* What to do
Count how many lines of the data include the string "stride", then say that number and stop.

* Data records
template <int MT, bool CHUNKED, int EPI, bool NORM, bool W8 = false, bool W13 = false>
__device__ __forceinline__ void gemm_body(const GemmArgs &a, const SampleArgs &sa) {
  GSTAMP(0);
  static_assert(!W13 || (MT == 1 && !W8), "W13: the single-tile bf16 kernels only");
  static_assert(!W13 || !CHUNKED || (EPI == EPI_RESID && !NORM), "W13, K-chunked: the residual launch only");
  constexpr int FR = gemm_fr(MT, CHUNKED);
  constexpr int NW = W13 ? (CHUNKED ? 3 : 6) : (W8 ? FR / 2 : FR);
  __shared__ float red[2][16][MT][256];
  __shared__ float ssred[NORM ? MT : 1][16][16];
  __shared__ bf16x8 nwl[NORM ? MT : 1][NORM ? 512 : 1];

  const int tid = threadIdx.x;
  const int w = __builtin_amdgcn_readfirstlane(tid >> 6);
  const int l = tid & 63;

  auto ks0_of = [&](int c) { return ((blockIdx.y * a.nch + c) * 16 + w) * a.nfr; };
  auto nf_of = [&](int c) {
    int nf = a.KS - ks0_of(c);
    return nf < 0 ? 0 : (nf > a.nfr ? a.nfr : nf);
  };

  const int stride = a.gx;
  constexpr bool SILU = EPI == EPI_SILU || EPI == EPI_SILU_E;
  constexpr bool moe = EPI == EPI_SILU_E;
  const int nwhole = (!SILU && (int)blockIdx.x < a.ntiles) ? (a.ntiles - 1 - (int)blockIdx.x) / stride + 1 : 0;
  const bool has_half = !SILU && (int)blockIdx.x < a.nhalf;
  const int myhalf = (int)blockIdx.x & 1;
  auto half_of = [&](int j) -> int { return (!SILU && j >= nwhole) ? myhalf : -1; };
  auto tile_of = [&](int j) -> int {
    if (!SILU) return j < nwhole ? (int)blockIdx.x + j * stride : a.ntiles + ((int)blockIdx.x >> 1);
    int p = (int)blockIdx.x + (j >> 1) * stride;
    if (moe) p = a.elist[p / a.npp] * a.npp + p % a.npp;
    return 2 * p + (j & 1);
  };

  bf16x8 wA[NW], wB[NW];
  float scA = 1.f, scB = 1.f;
  W13Extra exA{}, exB{};
  bf16x8 xA[MT][FR], xB[MT][FR];
  bf16x8 xr[MT][FR];

  const int nf0 = nf_of(0);
  const int ngroups = SILU ? a.ntiles >> 1 : a.ntiles;
  int nseq;
  if (SILU) {
    const int npairs = moe ? a.n_active[0] * a.npp : a.ntiles >> 1;
    nseq = (int)blockIdx.x < npairs ? 2 * ((npairs - 1 - (int)blockIdx.x) / stride + 1) : 0;
  } else {
    nseq = nwhole + (has_half ? 1 : 0);
  }
  const int nitems = nseq * a.nch;

  int nv[MT];
  auto read_nv = [&]() {
#pragma unroll
    for (int mt = 0; mt < MT; ++mt) {
      const RowSrc &s0 = a.src[mt];
      nv[mt] = (s0.valid_word >= 0 && a.dyn) ? a.dyn[s0.valid_word] : 16;
    }
  };

  float best = -INFINITY;
  int bestn = 0x7fffffff;
  float second = -INFINITY;
  float gate_sum = 0.f;
  int arg_rows = 0;
  int pos_row0 = 0, rng_extra = 0;

  auto load_item_x = [&](bf16x8(&xb)[MT][FR], int c) {
    const int ks0 = ks0_of(c);
    int ks[FR];
#pragma unroll
    for (int f = 0; f < FR; ++f) ks[f] = ks0 + f < a.KS ? ks0 + f : a.KS - 1;
    bf16x8 wv[MT][FR];
#pragma unroll
    for (int mt = 0; mt < MT; ++mt)
#pragma unroll
      for (int f = 0; f < FR; ++f) wv[mt][f] = xb[mt][f] = (bf16x8){0, 0, 0, 0, 0, 0, 0, 0};
#pragma unroll
    for (int mt = 0; mt < MT; ++mt) issue_x<FR, false>(a.src[mt], ks, l, nv[mt], xb[mt], wv[mt]);
  };
// ... 103 lines not shown
          const bool keep = ks0c + f < a.KS && (a.src[mt].mode == 0 || (l & 15) < nv[mt]);
          xv = keep ? xb[mt][f] : (bf16x8){0, 0, 0, 0, 0, 0, 0, 0};
        }
        bf16x8 wf;
        if constexpr (W13 && CHUNKED)
          wf = w13_frag(wr, ex.sg[0], ex.meta, f, l);
        else if constexpr (W13)
          wf = w13_frag(wr, ex, f, l);
        else
          wf = weight_frag<W8>(wr, f);
        acc[mt] = __builtin_amdgcn_mfma_f32_16x16x32_bf16(wf, xv, acc[mt], 0, 0, 0);
      }
    if (!CHUNKED || c == a.nch - 1) finish(t, pos, wsc);
  };

  const int first_tile = (SILU || nwhole > 0) ? (int)blockIdx.x : a.ntiles + ((int)blockIdx.x >> 1);
  const int first_half = (SILU || nwhole > 0) ? -1 : myhalf;
  const bool first_live = SILU ? (int)blockIdx.x < ngroups : (nwhole > 0 || has_half);
  auto ask_resid0 = [&]() {
    if (PREF) {
      const int ff = tid & 255;
      resid0 = a.h_io[(int64_t)(ff >> 4) * a.ldh + first_tile * 16 + (ff & 15)];
    }
  };

  read_nv();
  int arg_word = 0;
  const bool arg_dyn = (EPI == EPI_ARGMAX || EPI == EPI_SAMPLE) && a.dyn && a.nrows_word >= 0;
  if (arg_dyn) arg_word = a.dyn[a.nrows_word];
  if (EPI == EPI_SAMPLE) {
    const int base = sa.pos_dyn ? sa.pos_dyn[sa.pos_word] : sa.pos_base;
    pos_row0 = base + sa.pos_add;
    rng_extra = sa.rng_stream == (int)DFL_RNG_DRAFT ? base : 0;
// ... 87 lines not shown
        }
    }
    GSTAMP(2);
#pragma unroll
    for (int mt = 0; mt < MT; ++mt) {
      if (NORM)
        finish_xl<FR>(a.src[mt], ks, take, l, nv[mt], rstd[mt], raw[mt], nwl[mt], xr[mt]);
      else
        finish_x<FR, false>(a.src[mt], take, l, nv[mt], 1.f, raw[mt], wv0[mt], xr[mt]);
    }
  } else {
    if constexpr (W8)
      load_w8(wA, scA, first_tile, ks0_of(0), first_live ? nf0 : 0, first_half);
    else if constexpr (W13)
      load_w13(wA, exA, first_tile, ks0_of(0), first_live ? nf0 : 0, first_half, 0);
    else if (nitems > 0 || !moe)
      load_ksteps<FR>(wA, a.wp + ((size_t)first_tile * a.KS + ks0_of(0)) * 64, first_live ? nf0 : 0, l, first_half);
    GSTAMP(6);
    load_item_x(xA, 0);
    ask_resid0();
    GSTAMP(1);
    GSTAMP(2);
  }

  if (EPI == EPI_ARGMAX || EPI == EPI_SAMPLE) arg_rows = arg_dyn ? arg_word - a.row0 : a.nrows;
  GSTAMP(3);
  if (nitems > 0) {
    int j = 0, c = 0;
    for (int i = 0;; i += 2) {
      int jn = j, cn = c + 1;
      if (cn == a.nch) {
        cn = 0;
        ++jn;
      }
      if (i + 1 < nitems) load_item(wB, scB, exB, xB, tile_of(jn), cn, half_of(jn));
      process(wA, scA, exA, xA, tile_of(j), c, j);
      if (i == 0) GSTAMP(4);
      if (i + 1 >= nitems) break;
      int j2 = jn, c2 = cn + 1;
// ... 40 lines not shown
template <bool CHUNKED, int EPI, bool NORM>
__global__ __launch_bounds__(1024) void k_gemm_w8(GEMM_HEAD_PARAMS, GemmArgs rest) {
  gemm_body<1, CHUNKED, EPI, NORM, true>(with_head<CHUNKED, NORM>(rest, GEMM_HEAD_NAMES), SampleArgs{});
}

template <int EPI, bool NORM>
__global__ __launch_bounds__(1024) void k_gemm_w13(GEMM_HEAD_PARAMS, GemmArgs rest) {
  gemm_body<1, false, EPI, NORM, false, true>(with_head<false, NORM>(rest, GEMM_HEAD_NAMES), SampleArgs{});
}

template <int EPI>
__global__ __launch_bounds__(1024) void k_gemm_w13c(GEMM_HEAD_PARAMS, GemmArgs rest) {
  gemm_body<1, true, EPI, false, false, true>(with_head<true, false>(rest, GEMM_HEAD_NAMES), SampleArgs{});
}

template <bool NORM>
__global__ __launch_bounds__(1024) void k_gemm_s(GEMM_HEAD_PARAMS, GemmArgs rest, SampleArgs sa) {
  gemm_body<1, false, EPI_SAMPLE, NORM>(with_head<false, NORM>(rest, GEMM_HEAD_NAMES), sa);
}

template <bool NORM>
__global__ __launch_bounds__(1024) void k_gemm_s_w8(GEMM_HEAD_PARAMS, GemmArgs rest, SampleArgs sa) {
  gemm_body<1, false, EPI_SAMPLE, NORM, true>(with_head<false, NORM>(rest, GEMM_HEAD_NAMES), sa);
}

template <int MT, bool CHUNKED, int EPI, bool W8 = false>
bool launch_gemm(GemmArgs &a, dim3 grid, hipStream_t stream) {
  bool norm = false;
  for (int mt = 0; mt < MT; ++mt) norm |= a.src[mt].mode == 2;
  a.gx = (int)grid.x;
  GemmHead h;
  if (!gemm_head<CHUNKED>(h, a)) return false;
  if constexpr (W8) {
    static_assert(MT == 1, "the W8 kernels take one 16-row tile");
    if (!a.wscale || a.KS % 2 || a.nfr % 2) {
      dfl_set_error("skinny GEMM (fp8): needs a scale vector, K %% 64 == 0 and an even share per wave (K=%d, nfr=%d)",
                    a.KS * 32, a.nfr);
      return false;
    }
    if constexpr (!CHUNKED) {
      if (norm) {
        hipLaunchKernelGGL((k_gemm_w8<false, EPI, true>), grid, dim3(1024), 0, stream, GEMM_HEAD_OF(h), a);
        return true;
      }
    }
    hipLaunchKernelGGL((k_gemm_w8<CHUNKED, EPI, false>), grid, dim3(1024), 0, stream, GEMM_HEAD_OF(h), a);
    return true;
  }
  if constexpr (!CHUNKED) {
    if (norm) {
      hipLaunchKernelGGL((k_gemm<MT, false, EPI, true>), grid, dim3(1024), 0, stream, GEMM_HEAD_OF(h), a);
      return true;
    }
  }
  hipLaunchKernelGGL((k_gemm<MT, CHUNKED, EPI, false>), grid, dim3(1024), 0, stream, GEMM_HEAD_OF(h), a);
  return true;
}
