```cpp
template <int VEC>
__global__ __launch_bounds__(RED_PARAMS * 4) void ppo_reduce_kernel(ReduceArgs a) {
  __shared__ float lds_union[4 * RED_PARAMS];
  static_assert(4 * RED_PARAMS >= 32 * NSTATP + NSTATP || 4 * RED_PARAMS >= 32 * NSTATP, "statistics scratch within the slab scratch");
  float (*gsum)[RED_PARAMS] = reinterpret_cast<float (*)[RED_PARAMS]>(lds_union);
  float (*part)[NSTATP] = reinterpret_cast<float (*)[NSTATP]>(lds_union);
  __shared__ float means[NSTATP];
  const int tid = threadIdx.x;
  if (*a.stop_flag != 0) {
    if (blockIdx.x == 0 && tid < PH_NSTAT && a.stats_out) a.stats_out[tid] = 0.f;
    if (blockIdx.x == 0 && tid == 0) {
      a.scalars[1] = 0.f;
      a.scalars[2] = 0.f;
    }
    return;
  }
  if (blockIdx.x == gridDim.x - 1) {
    (void)reduce_statistics(a, part, means, true);
    return;
  }
  const int dst = reduce_dst(a, blockIdx.x);
  const float g = reduce_positions<VEC>(a, gsum, dst, blockIdx.x);
  if (tid < 64) {
    if (dst >= 0) a.grad[dst] = g;
    float q = g * g;
    for (int off = 32; off > 0; off >>= 1) q += __shfl_down(q, off, 64);
    if (tid == 0) a.blocksq[blockIdx.x] = q;
  }
}

template <int VEC>
__global__ __launch_bounds__(RED_PARAMS * 4) void ppo_step_kernel(StepArgs s) {
  __shared__ float gsum[4][RED_PARAMS];
  __shared__ float part[32][NSTATP];
  __shared__ float means[NSTATP];
  const int nblk = gridDim.x - 1;
  const int stopped = *s.r.stop_flag;
  const unsigned tag = *s.gen + 1u;
  const int step_new = *s.ad.step + 1;
  const unsigned err = *s.sweep_error;
  step_body<VEC>(s, blockIdx.x, nblk, tag, step_new, gsum, part, means, nullptr, stopped, err);
}

int reduce_blocks(int slab_len) { return (slab_len + RED_PARAMS - 1) / RED_PARAMS; }
static int reduce_vec(int slab_len, int exclusive) { return (slab_len % 4 == 0 && exclusive) ? 4 : (slab_len % 2 == 0 ? 2 : 1); }
bool step_fused_fits(int nblk, int slab_len, int num_cu) {
  if (nblk + 1 > 64 * 16) return false;
  static int per_cu[3] = {-1, -1, -1};
  const int vec = reduce_vec(slab_len, 1);
  int& v = per_cu[vec == 4 ? 2 : vec - 1];
// ... 137 lines not shown
```

### pantheonrl_amd/ppo.py

```python
from __future__ import annotations

import ctypes as C
import os
import io
import json
import time
import zipfile
from collections import deque
from typing import Sequence, Any, Dict, Optional, Tuple

import numpy as np
import torch as th

from . import _native as nat
from . import spaces as sp
from .logger import Logger, configure_logger

HID = nat.PH_HIDDEN


def _require_cuda(device) -> th.device:
    dev = th.device("cuda" if device in (None, "auto") else device)
    if dev.type != "cuda":
        raise nat.NativeError(
# ... 59 lines not shown
        o, a = _f32_dev(obs, dev, (E, D)), _f32_dev(action, dev, (E, A))
        s, v, lp = _f32_dev(episode_start, dev, (E,)), _f32_dev(value, dev, (E,)), _f32_dev(log_prob, dev, (E,))
        self._bind()
        nat.check(self.ctx.lib.ph_buffer_add(self.ctx.handle, C.byref(self.spec), C.byref(self._c), self.pos,
                                             o.data_ptr(), a.data_ptr(), s.data_ptr(), v.data_ptr(), lp.data_ptr()))
        self.pos += 1
        r = np.asarray(reward.detach().cpu() if isinstance(reward, th.Tensor) else reward, dtype=np.float32)
        if np.any(r != 0):
            self.add_reward(r)
        self.full = self.pos == self.buffer_size

    def add_reward(self, reward, env_mask=None, pos: Optional[int] = None) -> None:
        row = (self.pos - 1) % self.buffer_size if pos is None else pos
        if (env_mask is None and self.n_envs == 1 and isinstance(reward, np.ndarray) and reward.size == 1):
            reward = float(reward.reshape(-1)[0])
        if env_mask is None and isinstance(reward, (int, float, np.floating, np.integer)):
            self._bind()
            nat.check(self.ctx.lib.ph_buffer_add_reward_const(self.ctx.handle, C.byref(self._c), row, float(reward)))
            return
        r = _f32_dev(np.broadcast_to(np.asarray(reward, np.float32), (self.n_envs,))
                     if not isinstance(reward, th.Tensor) else reward, self.device, (self.n_envs,))
        m = None
        if env_mask is not None:
            m = th.as_tensor(env_mask).to(device=self.device, dtype=th.uint8).contiguous()
        self._bind()
        nat.check(self.ctx.lib.ph_buffer_add_reward(self.ctx.handle, C.byref(self._c), row, r.data_ptr(), nat.ptr(m)))

    def compute_returns_and_advantage(self, last_values, dones) -> None:
        E, dev = self.n_envs, self.device
        lv = _f32_dev(last_values, dev, (E,))
        dn = _f32_dev(np.broadcast_to(np.asarray(dones, np.float32), (E,)) if not isinstance(dones, th.Tensor)
                      else dones, dev, (E,))
        self._bind()
        nat.check(self.ctx.lib.ph_gae(self.ctx.handle, C.byref(self._c), lv.data_ptr(), dn.data_ptr(), self.gamma,
                                      self.gae_lambda, int(self.gae_mode)))

    def _bind(self) -> None:
        self.ctx.set_stream(_raw_stream(self.device))

    def c_struct(self) -> nat.PhRollout:
        return self._c

    def c_ref(self):
        ref = self.__dict__.get("_c_byref")
        if ref is None:
            ref = self._c_byref = C.byref(self._c)
        return ref

    def add_reward_scalar(self, reward: float) -> None:
        self._bind()
        rc = self.ctx.lib.ph_buffer_add_reward_const(self.ctx.handle, self.c_ref(), (self.pos - 1) % self.buffer_size, reward)
        if rc:
            nat.check(rc)

    def host(self) -> Dict[str, np.ndarray]:
        return {k: getattr(self, k).detach().cpu().numpy() for k in (
            "observations", "actions", "rewards", "episode_starts", "values", "log_probs", "advantages", "returns")}
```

* Result of the task
5